Information provided:
diff --git a/video-based-gait-analysis-for-dementia_amd/csrc/hr_fuse.hip b/video-based-gait-analysis-for-dementia_amd/csrc/hr_fuse.hip
--- a/video-based-gait-analysis-for-dementia_amd/csrc/hr_fuse.hip
+++ b/video-based-gait-analysis-for-dementia_amd/csrc/hr_fuse.hip
@@ -105,47 +105,53 @@
     return v;
 }
 
-template <int NB, int I>
+template <int NB, int I, bool EARLY>
 __device__ __forceinline__ void fuse_up_body(const FuseUpOut& o, int n, int band, float* T) {
     typedef OutGeom<NB, I> G;
     static_assert(G::NSRC >= 1 && G::NSRC <= 3 && G::NV % 256 == 0, "geometry");
     const int tid = threadIdx.x, lane = tid & 63, wave = __builtin_amdgcn_readfirstlane(tid >> 6);
     const int nsel = wave % G::NSPLIT, ksel = wave / G::NSPLIT;
+    typedef typename VecOf<G::VW>::type vec;
+    vec basev[G::NV / 256];
+    float biasv[G::NV / 256];
+    const size_t plane = (size_t)G::WI * G::WI;
+    auto load_base = [&]() {
+#pragma unroll
+        for (int it = 0; it < G::NV / 256; ++it) {
+            const int e = it * 256 + tid, c = e / (G::BR * G::WV), rem = e - c * (G::BR * G::WV), yl = rem / G::WV, xv = rem - yl * G::WV;
+            const int pos = (band * G::BR + yl) * G::WI + xv * G::VW;
+            basev[it] = *reinterpret_cast<const vec*>(o.base + ((size_t)n * o.base_ctot + o.base_coff + c) * plane + pos);
+            if constexpr (I >= 1) {
+                if (o.n_extra >= 1) basev[it] += *reinterpret_cast<const vec*>(o.extra[0] + ((size_t)n * o.extra_ctot[0] + o.extra_coff[0] + c) * plane + pos);
+                if constexpr (I >= 2) { if (o.n_extra >= 2) basev[it] += *reinterpret_cast<const vec*>(o.extra[1] + ((size_t)n * o.extra_ctot[1] + o.extra_coff[1] + c) * plane + pos); }
+            }
+            biasv[it] = o.bias[c];
+        }
+    };
     {
         SrcRegs<NB, I, 0> r0;
         src_load<NB, I, 0>(r0, o.src[0], n, band, lane, nsel, ksel);
         if constexpr (G::NSRC == 1) {
+            if constexpr (EARLY) load_base();
             src_compute<NB, I, 0>(r0, T, lane, nsel, ksel);
         } else {
             SrcRegs<NB, I, 1> r1;
             src_load<NB, I, 1>(r1, o.src[1], n, band, lane, nsel, ksel);
             if constexpr (G::NSRC == 2) {
+                if constexpr (EARLY) load_base();
                 src_compute<NB, I, 0>(r0, T, lane, nsel, ksel);
                 src_compute<NB, I, 1>(r1, T, lane, nsel, ksel);
             } else {
                 SrcRegs<NB, I, 2> r2;
                 src_load<NB, I, 2>(r2, o.src[2], n, band, lane, nsel, ksel);
+                if constexpr (EARLY) load_base();
                 src_compute<NB, I, 0>(r0, T, lane, nsel, ksel);
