+extern "C" int qf_pack_tiles(const float *rays_o, const float *rays_d, int32_t width, int32_t height, int32_t max_hits,
+                             const int32_t *hit_tri, const float *hit_t, const int32_t *hit_count, const int64_t *tile_base,
+                             const int64_t *total, float *xyz_c, float *dirs_c, float *depth_c, int32_t *tri_c,
+                             const uint64_t *keep_mask, const int32_t *raw_count, float min_separation,
+                             int32_t *final_count, int32_t *dropped, int64_t *host_out, int32_t dropped_is_zero,
+                             void *stream)
+{
+    return pack_tiles_launch(rays_o, rays_d, width, height, max_hits, hit_tri, hit_t, hit_count, tile_base, total, xyz_c, dirs_c,
+                             depth_c, tri_c, keep_mask, raw_count, min_separation, final_count, dropped, host_out,
+                             dropped_is_zero, nullptr, nullptr, nullptr, nullptr, stream);
+}
+
+extern "C" int qf_pack_tiles_bins(const float *rays_o, const float *rays_d, int32_t width, int32_t height, int32_t max_hits,
+                                  const int32_t *hit_tri, const float *hit_t, const int32_t *hit_count,
+                                  const int64_t *tile_base, const int64_t *total, float *xyz_c, float *dirs_c, float *depth_c,
+                                  int32_t *tri_c, float min_separation, int32_t *final_count, int32_t *dropped,
+                                  int64_t *host_out, int32_t dropped_is_zero, const int32_t *tile_cursor,
+                                  const uint64_t *tile_mask, const void *bins, const int32_t *ray_flag, void *stream)
+{
+    if (!tile_cursor || !tile_mask || !bins || max_hits > 32) return QF_ERR_INVALID_ARGUMENT;
+    if (!hit_tri) return QF_ERR_INVALID_ARGUMENT;
+    return pack_tiles_launch(rays_o, rays_d, width, height, max_hits, hit_tri, hit_t, hit_count, tile_base, total, xyz_c, dirs_c,
+                             depth_c, tri_c, nullptr, nullptr, min_separation, final_count, dropped, host_out, dropped_is_zero,
+                             tile_cursor, tile_mask, bins, ray_flag, stream);
 }
 
 extern "C" int qf_resort_by_depth(const int64_t *index_ray, const float *depth, int64_t n, int64_t *perm, void *stream)
diff --git a/quadraturefields_amd/mesh_utils.py b/quadraturefields_amd/mesh_utils.py
--- a/quadraturefields_amd/mesh_utils.py
+++ b/quadraturefields_amd/mesh_utils.py
@@ -348,8 +348,28 @@
         frame._scratch, frame._seq = self._scratch_stamp
         return frame
 
+    hit_bins = True
+
+    def _hit_bins_ready(self, k, camera) -> bool:
+        self._seed_policy(k)
+        return (self.hit_bins and int(self.raster_wide) <= k and k <= 32 and not getattr(camera, "cull", False)
+                and int(self.mesh.faces.shape[0]) < (1 << 26) and not (self.min_separation > 0 and self._rule_upfront > 0))
+
+    def _bin_scratch(self, camera, k):
+        key = (_C.raw_stream(), self.scratch_slot)
+        n_tiles = ((int(camera.width) + 7) // 8) * ((int(camera.height) + 7) // 8)
+        nbytes = int(_C.lib().qf_hit_bins_bytes(int(camera.width), int(camera.height), k))
+        if nbytes < 0:
+            raise _C.QFError("qf_hit_bins_bytes failed")
+        s = self.__dict__.setdefault("_bin_scratch_sets", {}).get(key)
+        if s is None or s[0].numel() < n_tiles or s[2].numel() < nbytes // 8:
+            s = self._bin_scratch_sets[key] = (torch.empty((n_tiles,), dtype=torch.int32, device=self.device),
+                                               torch.empty((n_tiles,), dtype=torch.int64, device=self.device),
+                                               torch.empty((nbytes // 8,), dtype=torch.int64, device=self.device))
+        return s
+
     @_on_device
-    def _hits_raster_frame(self, o, d, k, camera):
+    def _hits_raster_frame(self, o, d, k, camera, bins=False):
         n = o.shape[0]
         hit_tri, hit_t, _ = self._alloc_hits(n, k)
         counts = torch.empty((n + 2,), dtype=torch.int32, device=self.device)
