@@ -92,12 +95,15 @@
     unsigned wt = xcd_remap(blockIdx.x, gridDim.x) * 4 + wave;
     const bool live = wt < ntiles;
     if (!live) wt = ntiles - 1;
-    const int tx = wt % a.tiles_x;
-    unsigned t1 = wt / a.tiles_x;
-    const int ty = t1 % a.tiles_y;
-    const int b = t1 / a.tiles_y;
-    const int oy0 = ty * TH, ox0 = tx * TW;
+    const BlkTile tile = blk_tile(a.tl, wt);
+    const int b = tile.b, oy0 = tile.oy0, ox0 = tile.ox0;
+    const bool tr = !blk_form_transposes(S, TH, TW) || STEM ? false : __builtin_amdgcn_readfirstlane(tile.cls) == BLK_TILE_TRANSPOSED;
+    const int vh = STEM ? TH : __builtin_amdgcn_readfirstlane(a.tl.skip ? tile.vh : TH);
     const int iy0 = oy0 * S - a.pt, ix0 = ox0 * S - a.pl;
+    const int g0 = tr ? ix0 : iy0, g1 = tr ? iy0 : ix0, n0i = tr ? a.W : a.H, n1i = tr ? a.H : a.W;
+    const int64_t xrow = (int64_t)a.W * a.Cin, yrow = (int64_t)a.Wo * a.Cout;
+    const int64_t xs0 = tr ? (int64_t)a.Cin : xrow, xs1 = tr ? xrow : (int64_t)a.Cin, ys0 = tr ? (int64_t)a.Cout : yrow, ys1 = tr ? yrow : (int64_t)a.Cout;
+    const int e0 = tr ? ox0 : oy0, e1 = tr ? oy0 : ox0, n0o = tr ? a.Wo : a.Ho, n1o = tr ? a.Ho : a.Wo;
 
     const float lo_e = a.act_e == AMS_ACT_NONE ? -__builtin_huge_valf() : 0.f, hi_e = a.act_e == AMS_ACT_RELU6 ? 6.f : __builtin_huge_valf();
     const float lo_d = a.act_d == AMS_ACT_NONE ? -__builtin_huge_valf() : 0.f, hi_d = a.act_d == AMS_ACT_RELU6 ? 6.f : __builtin_huge_valf();
@@ -156,10 +162,10 @@
     for (int rg = 0; rg < NRG; ++rg) {
         const int m = rg * 16 + l15;
         const int ty_i = m / IW, tx_i = m - ty_i * IW;
-        const int iy = iy0 + ty_i, ix = ix0 + tx_i;
-        if (m < NPIX && iy >= 0 && iy < a.H && ix >= 0 && ix < a.W) inside_mask |= 1u << rg;
-        const int iyc = iy < 0 ? 0 : (iy > a.H - 1 ? a.H - 1 : iy), ixc = ix < 0 ? 0 : (ix > a.W - 1 ? a.W - 1 : ix);
-        const float* px = xb + ((int64_t)iyc * a.W + ixc) * a.Cin;
+        const int iy = g0 + ty_i, ix = g1 + tx_i;
+        if (m < NPIX && iy >= 0 && iy < n0i && ix >= 0 && ix < n1i) inside_mask |= 1u << rg;
+        const int iyc = iy < 0 ? 0 : (iy > n0i - 1 ? n0i - 1 : iy), ixc = ix < 0 ? 0 : (ix > n1i - 1 ? n1i - 1 : ix);
+        const float* px = xb + (iyc * xs0 + ixc * xs1);
         if constexpr (X6 || H16W) {
             int k0 = 8 * q, k1 = 8 * q + 4;
             const bool ok0 = k0 < a.Cin, ok1 = k1 < a.Cin;
@@ -272,8 +278,7 @@
         const int n_next = ci + 1 < chunks ? n0 + 16 : n0;
         {
             const float4 sc = ld4(sVec + n0 + 4 * q), sh = ld4(sVec + a.Cexp + n0 + 4 * q);
-#pragma unroll
-            for (int rg = 0; rg < NRG; ++rg) {
+            auto expand_rg = [&](int rg) {
                 f32x4 acc = (f32x4){0.f, 0.f, 0.f, 0.f};
                 if constexpr (X6) {
                     acc = __builtin_amdgcn_mfma_f32_16x16x32_bf16(wq[2], xp[rg][0], acc, 0, 0, 0);
@@ -312,6 +317,13 @@
                 v.z = __builtin_amdgcn_fmed3f(bn.z, lo, hi);
                 v.w = __builtin_amdgcn_fmed3f(bn.w, lo, hi);
                 st4(sAct + (rg * 16 + l15) * AP + 4 * q, v);
+            };
+#pragma unroll
+            for (int v = 1; v <= TH; ++v) {
+                if (v > 1 && v > vh) continue;
+#pragma unroll
+                for (int rg = 0; rg < NRG; ++rg)
+                    if (rg >= (v == 1 ? 0 : blk_expand_groups(v - 1, S, IW, NRG)) && rg < blk_expand_groups(v, S, IW, NRG)) expand_rg(rg);
             }
         }
         load_wa(n_next);
@@ -348,36 +360,8 @@
                         for (int t = 0; t < NTO; ++t) out[i][t] = __builtin_amdgcn_mfma_f32_16x16x4f32(wp[j][t], dv[j], out[i][t], 0, 0, 0);
                 }
             };
-            if constexpr (SLIDE) {
-                const float* col = sAct + l15 * AP + 4 * q;
-                float4 acc[MRO];
-#pragma unroll
-                for (int i = 0; i < MRO; ++i) acc[i] = make_float4(0.f, 0.f, 0.f, 0.f);
-#pragma unroll
-                for (int u0 = 0; u0 < TH + 2; u0 += 2) {
-                    float4 r[2][3];
-#pragma unroll
-                    for (int uu = 0; uu < 2; ++uu)
-#pragma unroll
-                        for (int jj = 0; jj < 3; ++jj) r[uu][jj] = ld4(col + ((u0 + uu) * IW + jj) * AP);
-                    asm volatile("" ::: "memory");
-#pragma unroll
-                    for (int uu = 0; uu < 2; ++uu) {
-                        const int u = u0 + uu;
-#pragma unroll
-                        for (int ii = 0; ii < 3; ++ii) {
-                            const int i = u - ii;
-                            if (i >= 0 && i < MRO) {
-#pragma unroll
-                                for (int jj = 0; jj < 3; ++jj) fma4_pk(acc[i], r[uu][jj], w9[ii * 3 + jj]);
-                            }
-                        }
-                        if (u >= 2) finish(u - 2, acc[u - 2]);
-                    }
-                }
-            } else {
-#pragma unroll
-            for (int i = 0; i < MRO; ++i) {
+            auto nine_taps = [&](int i, auto trc) {
+                constexpr bool TR = decltype(trc)::value;
                 const int P = i * 16 + l15;
                 const int ly = P / TW, lx = P - ly * TW;
                 const float* tap0 = sAct + ((ly * S) * IW + lx * S) * AP + 4 * q;
@@ -385,7 +369,7 @@
 #pragma unroll
                 for (int ii = 0; ii < 3; ++ii)
 #pragma unroll
-                    for (int jj = 0; jj < 3; ++jj) tp9[ii * 3 + jj] = ld4(tap0 + (ii * IW + jj) * AP);
+                    for (int jj = 0; jj < 3; ++jj) tp9[ii * 3 + jj] = ld4(tap0 + (TR ? jj * IW + ii : ii * IW + jj) * AP);
                 asm volatile("" ::: "memory");
                 float4 acc = make_float4(0.f, 0.f, 0.f, 0.f);
 #pragma unroll
@@ -396,9 +380,49 @@
                         acc.z = fmaf(tp9[k].z, w9[k].z, acc.z); acc.w = fmaf(tp9[k].w, w9[k].w, acc.w);
                     }
                 }
-                finish(i, acc);
-            }
-            }
+                return acc;
+            };
+            auto by_groups = [&](auto) {
+#pragma unroll
+                for (int i = 0; i < MRO; ++i) {
+                    if (i > 0 && !blk_output_group_live(i, vh, TW)) continue;
+                    float4 acc;
+                    if (tr) acc = nine_taps(i, std::true_type());
+                    else acc = nine_taps(i, std::false_type());
+                    finish(i, acc);
+                }
+            };
+            auto slide = [&](auto) {
+                const float* col = sAct + l15 * AP + 4 * q;
+                float4 acc[MRO];
+#pragma unroll
+                for (int i = 0; i < MRO; ++i) acc[i] = make_float4(0.f, 0.f, 0.f, 0.f);
+#pragma unroll
+                for (int u0 = 0; u0 < TH + 2; u0 += 2) {
+                    if (u0 >= 2 && u0 >= vh + 2) continue;
+                    float4 r[2][3];
+#pragma unroll
+                    for (int uu = 0; uu < 2; ++uu)
+#pragma unroll
+                        for (int jj = 0; jj < 3; ++jj) r[uu][jj] = ld4(col + ((u0 + uu) * IW + jj) * AP);
+                    asm volatile("" ::: "memory");
+#pragma unroll
+                    for (int uu = 0; uu < 2; ++uu) {
+                        const int u = u0 + uu;
+#pragma unroll
+                        for (int ii = 0; ii < 3; ++ii) {
+                            const int i = u - ii;
+                            if (i >= 0 && i < MRO) {
+#pragma unroll
+                                for (int jj = 0; jj < 3; ++jj) fma4_pk(acc[i], r[uu][jj], w9[ii * 3 + jj]);
+                            }
+                        }
+                        if (u >= 2 && (u == 2 || u - 2 < vh)) finish(u - 2, acc[u - 2]);
+                    }
+                }
+            };
+            if constexpr (SLIDE) slide(0);
+            else by_groups(0);
         }
         load_wp(n_next);
         __builtin_amdgcn_fence(__ATOMIC_RELEASE, "wavefront");
@@ -421,9 +445,9 @@
             for (int i = 0; i < MRO; ++i) {
                 const int P = i * 16 + l15;
                 const int ly = P / TW, lx = P - ly * TW;
-                const int oy = oy0 + ly < a.Ho ? oy0 + ly : a.Ho - 1, ox = ox0 + lx < a.Wo ? ox0 + lx : a.Wo - 1;
-#pragma unroll
-                for (int t = 0; t < NTO; ++t) rres[i][t] = ld4(xb + ((int64_t)oy * a.W + ox) * a.Cin + (16 * t + 4 * q < a.Cout ? 16 * t + 4 * q : 0));
+                const int oy = e0 + ly < n0o ? e0 + ly : n0o - 1, ox = e1 + lx < n1o ? e1 + lx : n1o - 1;
+#pragma unroll
+                for (int t = 0; t < NTO; ++t) rres[i][t] = ld4(xb + (oy * xs0 + ox * xs1) + (16 * t + 4 * q < a.Cout ? 16 * t + 4 * q : 0));
             }
         }
     }
@@ -431,8 +455,8 @@
     for (int i = 0; i < MRO; ++i) {
         const int P = i * 16 + l15;
         const int ly = P / TW, lx = P - ly * TW;
-        const int oy = oy0 + ly, ox = ox0 + lx;
-        if (!live || oy >= a.Ho || ox >= a.Wo) continue;
+        const int oy = e0 + ly, ox = e1 + lx;
+        if (!live || oy >= n0o || ox >= n1o) continue;
 #pragma unroll
         for (int t = 0; t < NTO; ++t) {
             const int c4 = 16 * t + 4 * q;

Your goal: Look through the entries and give the number of lines containing the word "SrcRegs". Add nothing else.

Answer section: 3